If people who voluntarily enroll in a given EHM program are likely to be more motivated and ready to change, and as a result yield a higher success rate, then it follows that people who are automatically “default” enrolled, with the possibility of opting out, will not be as highly motivated as those who make the effort to actively enroll themselves. In such cases, the success rates of default participants would probably be lower than among those who would have voluntarily enrolled.
For example, those who actively/voluntarily enrolled may involve only 20% of those eligible, but deliver value based on a success rate of 50% among them, while the total of those enrolled by default involve 95% of those eligible but achieve a success rate of only 20%. This overall rate comes from the 50% success rate among those who would have actively enrolled if given the opportunity, plus a lower success rate among those enrolled by default. The success rate for those “involuntarily enrolled” can be determined, given these figures.
If the voluntary 20% of participants achieved a success rate of 50%, and the overall success rate for all participants was 20%, then of the total, 50% x 20% = 10% or half the successes came from those who would have voluntarily enrolled. With an overall success rate of 20%, this means that only 10% or half the successes came from the 75% of participants who would not have voluntarily enrolled, but were enrolled by default. This means that the success rate for those 75% was only 10% divided by 75% = 13.33%.
On the other hand, it may also be the case that those who are most likely to voluntarily enroll are already healthier than the average member of the population, precisely because they are more motivated and concerned about their health.

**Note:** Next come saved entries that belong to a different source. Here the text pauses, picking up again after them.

__global__ __launch_bounds__(256) void pad_rows_kernel(const float* __restrict__ in, float* __restrict__ out, int H, int W,
                                                       int Wp, long long nrows) {
    const long long q = (long long)blockIdx.x * 256 + threadIdx.x;
    const int qpr = Wp >> 2;
    if (q >= nrows * qpr) return;
    const long long row = q / qpr;
    const int x = (int)(q - row * qpr) * 4;
    f32x4 v;
#pragma unroll
    for (int e = 0; e < 4; ++e) v[e] = x + e < W ? in[row * W + x + e] : 0.0f;
    *reinterpret_cast<f32x4*>(out + row * Wp + x) = v;
}
__global__ __launch_bounds__(256) void final_conv1x1_pitch_kernel(const float* __restrict__ a, const float* __restrict__ w,
                                                                  const float* __restrict__ bias, float* __restrict__ out,
                                                                  int C, int H, int W, int Wp) {
    const int b = blockIdx.y;
    const int qpr = Wp >> 2;
    const int q = blockIdx.x * 256 + threadIdx.x;
    if (q >= H * qpr) return;
    const int y = q / qpr, x = (q - y * qpr) * 4;
    const size_t HWp = (size_t)H * Wp;
    const float* src = a + (size_t)b * C * HWp + (size_t)y * Wp + x;
    f32x4 o0{bias[0], bias[0], bias[0], bias[0]}, o1{bias[1], bias[1], bias[1], bias[1]}, o2{bias[2], bias[2], bias[2], bias[2]};
#pragma unroll 8
    for (int c = 0; c < C; ++c) {
        const f32x4 v = *reinterpret_cast<const f32x4*>(src + (size_t)c * HWp);
        o0 += w[c] * v;
        o1 += w[C + c] * v;
        o2 += w[2 * C + c] * v;
    }
    const size_t HW = (size_t)H * W;
    float* dst = out + (size_t)b * 3 * HW + (size_t)y * W + x;
#pragma unroll
    for (int e = 0; e < 4; ++e) {
        if (x + e < W) {
            dst[e] = o0[e];
            dst[HW + e] = o1[e];
            dst[2 * HW + e] = o2[e];
        }
    }
}
__global__ __launch_bounds__(256) void final_conv1x1_kernel(const float* __restrict__ a, const float* __restrict__ w,
                                                            const float* __restrict__ bias, float* __restrict__ out,
                                                            int C, int HW) {
    const int b = blockIdx.y;
    const int p = (blockIdx.x * 256 + threadIdx.x) * 4;
    if (p >= HW) return;
    const float* src = a + (size_t)b * C * HW + p;
    float* dst = out + (size_t)b * 3 * HW + p;
    if (p + 3 < HW) {
        f32x4 o0{bias[0], bias[0], bias[0], bias[0]}, o1{bias[1], bias[1], bias[1], bias[1]},
            o2{bias[2], bias[2], bias[2], bias[2]};
#pragma unroll 8
        for (int c = 0; c < C; ++c) {
            const f32x4 v = *reinterpret_cast<const f32x4*>(src + (size_t)c * HW);
            o0 += w[c] * v;
            o1 += w[C + c] * v;
            o2 += w[2 * C + c] * v;
        }
        *reinterpret_cast<f32x4*>(dst) = o0;
        *reinterpret_cast<f32x4*>(dst + HW) = o1;
        *reinterpret_cast<f32x4*>(dst + 2 * (size_t)HW) = o2;
    } else {
        for (int j = 0; p + j < HW; ++j) {
            float o0 = bias[0], o1 = bias[1], o2 = bias[2];
            for (int c = 0; c < C; ++c) {
                const float v = src[(size_t)c * HW + j];
                o0 = fmaf(w[c], v, o0);
                o1 = fmaf(w[C + c], v, o1);
                o2 = fmaf(w[2 * C + c], v, o2);
            }
            dst[j] = o0;
            dst[HW + j] = o1;
            dst[2 * (size_t)HW + j] = o2;
        }
    }
}
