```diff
@@ -429,8 +509,10 @@
 #define PG_XSTAMPS(k) (stamps + (k))
     unsigned long long rst_t[2];
     unsigned rst_n[2];
-#define PG_RST_OPEN(k) do { rst_t[k] = st.t_rst; rst_n[k] = st.n_rst; } while (0)
-#define PG_RST_CLOSE(k) do { rst_t[k] = st.t_rst - rst_t[k]; rst_n[k] = st.n_rst - rst_n[k]; } while (0)
+    unsigned long long pk_t[2];
+    unsigned pk_n[2];
+#define PG_RST_OPEN(k) do { rst_t[k] = st.t_rst; rst_n[k] = st.n_rst; pk_t[k] = st.t_pk; pk_n[k] = st.n_pk; } while (0)
+#define PG_RST_CLOSE(k) do { rst_t[k] = st.t_rst - rst_t[k]; rst_n[k] = st.n_rst - rst_n[k]; pk_t[k] = st.t_pk - pk_t[k]; pk_n[k] = st.n_pk - pk_n[k]; } while (0)
 #else
 #define PG_XSTAMPS(k) nullptr
 #define PG_RST_OPEN(k) do {} while (0)
@@ -536,8 +618,9 @@
         PG_RST_OPEN(0);
         constexpr int XM_H = XM_IN_SEGMENT;
         APipe<V> ph;
+        PackJob<V> pj;
         BiasPipe bp1(bbase, BS_LAYER0 + 1 * NT16);
-        hidden_layer16<V, XM_H, C_L1>(fa, fb, st, ph, bp1);
+        hidden_layer16<V, XM_H, C_L1>(fa, fb, st, ph, bp1, pj);
         if constexpr (OC) {
             if (FC && wave < MAXR_F) {
                 const float cf = a.cams ? stage[128 + wave] : -1.0f;
@@ -555,9 +638,9 @@
             }
         }
         BiasPipe bp2(bbase, BS_LAYER0 + 2 * NT16);
-        hidden_layer16<V, XM_H | XM_HANDS_ON, C_L1 + CH>(fb, fa, st, ph, bp2);
-        hidden_layer16<V, XM_H | XM_PRIMED | XM_HANDS_ON, C_L1 + 2 * CH>(fa, fb, st, ph, bp2);
-        hidden_layer16<V, XM_H | XM_PRIMED, C_L1 + 3 * CH>(fb, fa, st, ph, bp2);
+        hidden_layer16<V, XM_H | XM_HANDS_ON, C_L1 + CH>(fb, fa, st, ph, bp2, pj);
+        hidden_layer16<V, XM_H | XM_PRIMED | XM_HANDS_ON, C_L1 + 2 * CH>(fa, fb, st, ph, bp2, pj);
+        hidden_layer16<V, XM_H | XM_PRIMED, C_L1 + 3 * CH>(fb, fa, st, ph, bp2, pj);
         PG_RST_CLOSE(0);
         PG_STAMP(3);
         {
@@ -585,8 +668,8 @@
         PG_STAMP(4);
         PG_RST_OPEN(1);
         BiasPipe bp6(bbase, BS_LAYER0 + 6 * NT16);
-        hidden_layer16<V, XM_H | XM_HANDS_ON, C_L6>(fb, fa, st, ph, bp6);
-        hidden_layer16<V, XM_H | XM_PRIMED, C_L6 + CH>(fa, fb, st, ph, bp6);
+        hidden_layer16<V, XM_H | XM_HANDS_ON, C_L6>(fb, fa, st, ph, bp6, pj);
+        hidden_layer16<V, XM_H | XM_PRIMED, C_L6 + CH>(fa, fb, st, ph, bp6, pj);
         PG_RST_CLOSE(1);
         PG_STAMP(5);
         int gmask_n = 0;
@@ -694,9 +777,10 @@
                 rec[16] = st.t_rst; rec[17] = st.n_rst;
                 rec[18] = rst_t[0]; rec[19] = rst_n[0];
                 rec[20] = rst_t[1]; rec[21] = rst_n[1];
-                rec[22] = rec[23] = 0;
-            }
-            st.t_vm = 0; st.t_bar = 0; st.t_rst = 0; st.n_rst = 0u;
+                rec[22] = (pk_t[0] & 0xffffffffull) | (pk_t[1] << 32);
+                rec[23] = (unsigned long long)pk_n[0] | ((unsigned long long)pk_n[1] << 32);
+            }
+            st.t_vm = 0; st.t_bar = 0; st.t_rst = 0; st.n_rst = 0u; st.t_pk = 0; st.n_pk = 0u;
         }
 #endif
     }
```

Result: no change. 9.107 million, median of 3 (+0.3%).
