size_t frcnn_nms_workspace_bytes(int n) { return nms_workspace_bytes(n); }
int frcnn_nms_device(const float* boxes, int n, int ncols, float overlap, int key_mode, int key_col,
                     long long* pick, int* count, void* ws, size_t ws_bytes, void* stream) {
  return nms_device(boxes, n, ncols, overlap, key_mode, key_col, pick, count, ws, ws_bytes, S(stream));
}
int frcnn_nms_device_classes(const float* boxes, int n, int ncols, float overlap, int key_mode, int key_col, const int* cls,
                             long long* pick, int* count, void* ws, size_t ws_bytes, void* stream) {
  return nms_device(boxes, n, ncols, overlap, key_mode, key_col, pick, count, ws, ws_bytes, S(stream), cls);
}
int frcnn_nms_device_n(const float* boxes, int n_cap, const int* n_dev, int ncols, float overlap, int key_mode, int key_col,
                       const int* cls, long long* pick, int* count, void* ws, size_t ws_bytes, void* stream) {
  FR_CHECK(n_dev, "frcnn_nms_device_n: NULL device count");
  return nms_device(boxes, n_cap, ncols, overlap, key_mode, key_col, pick, count, ws, ws_bytes, S(stream), cls, n_dev);
}
int frcnn_roi_windows(const double* rect, const long long* pick, int k, const int* layers_host, int nlayers, int fmH, int fmW,
                      int* wins, void* stream) {
  FR_CHECK(rect && wins && (layers_host || nlayers == 0), "frcnn_roi_windows: NULL argument");
  return roi_windows(rect, pick, k, layers_host, nlayers, fmH, fmW, wins, S(stream));
}
int frcnn_detect_post(const int* cls, const float* conf, const float* bbox, const double* rect, const long long* pick, int R,
                      int bgclass, double min_conf, float* bb, int* kc, int* keep_row, double* r2, int* K_dev, void* stream) {
  return detect_post(cls, conf, bbox, rect, pick, R, bgclass, min_conf, bb, kc, keep_row, r2, K_dev, S(stream));
}
int frcnn_detect_gather(const long long* wpick, const int* nwin_dev, int cap, const int* keep_row, const int* kc, const float* bb,
                        const double* r2, const long long* pick, const float* match_p, const double* match_rect,
                        const int* match_idx, double* rec, void* stream) {
  return detect_gather(wpick, nwin_dev, cap, keep_row, kc, bb, r2, pick, match_p, match_rect, match_idx, rec, S(stream));
}
int frcnn_nms_host(const float* boxes_host, int n, int ncols, float overlap, int key_mode, int key_col,
                   long long* pick_host, int* count_host) {
  if (n <= 0) { *count_host = 0; return FRCNN_OK; }
  size_t wsb = nms_workspace_bytes(n);
  char* buf = nullptr;
  size_t bb = ((size_t)n * ncols * 4 + 255) / 256 * 256, pb = ((size_t)n * 8 + 255) / 256 * 256;
  FR_HIP(hipMalloc((void**)&buf, bb + pb + 256 + wsb));
  float* dboxes = (float*)buf;
  long long* dpick = (long long*)(buf + bb);
  int* dcount = (int*)(buf + bb + pb);
  void* ws = buf + bb + pb + 256;
  int rc = FRCNN_OK;
  hipError_t e = hipMemcpy(dboxes, boxes_host, (size_t)n * ncols * 4, hipMemcpyHostToDevice);
  if (e == hipSuccess) rc = nms_device(dboxes, n, ncols, overlap, key_mode, key_col, dpick, dcount, ws, wsb, 0);
  if (e == hipSuccess && rc == FRCNN_OK) e = hipMemcpy(count_host, dcount, 4, hipMemcpyDeviceToHost);
  if (e == hipSuccess && rc == FRCNN_OK && *count_host > 0)
    e = hipMemcpy(pick_host, dpick, (size_t)*count_host * 8, hipMemcpyDeviceToHost);
  (void)hipFree(buf);
  if (e != hipSuccess) { set_error("frcnn_nms_host: %s", hipGetErrorString(e)); return FRCNN_ERR_HIP; }
  return rc;
}

#define X3_REC_BYTES ((size_t)(2 * AMAX_REC + 4) * 4)
static int x3_f16_records(float** out) {
  *out = nullptr;
  if (!get_x3_f16()) return FRCNN_OK;
  FR_HIP(hipMalloc((void**)out, X3_REC_BYTES));
  return FRCNN_OK;
}

static int scale_fits_f16_form(const float* in_scale, int C, hipStream_t s, bool* ok) {
  *ok = true;
  if (!in_scale) return FRCNN_OK;
  std::vector<float> h((size_t)C);
  FR_HIP(hipMemcpyAsync(h.data(), in_scale, (size_t)C * 4, hipMemcpyDeviceToHost, s));
  FR_HIP(hipStreamSynchronize(s));
  for (float v : h) if (!(std::fabs(v) <= 1.f)) { *ok = false; break; }
  return FRCNN_OK;
}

In such a case, the success rate among default participants may be lower, while the success gain, the economic benefit to the employer, may be higher. Since it is the gain due to success, not just the sheer proportion of participants who succeed, that determines the overall economic impact for employers, a higher success gain, even with a lower success rate, may prove to be better than a higher rate and lower value.
In the example used above, if the 20% voluntary participants have a 50% success rate with a $400 average success gain for each, they contribute 50% x $400 = $200 per participant to the total gain. If the 75% “default” participants, thanks to being at higher risk and more impaired to begin with, contribute as much as $200 divided by their 13.33% success rate = a $1500 average gain per success, their gain per participant will just as great as that for the voluntary group. In any case, as long as their average gain per participant is greater than their cost per participant, they are adding to the net value of the EHM investment by participating.
As long as the average success gain among default participants is positive, on average, the EHM client is ahead. By the same token, if the average success gain per voluntary participant happens not to be positive, due to their being “too” healthy in the first place, then their participation can be a drain on the overall gain when a default participation strategy is used. The only way to discover the effects of the default strategy is to use it and compare its results to that of voluntary enrollment options, both with and without incentives.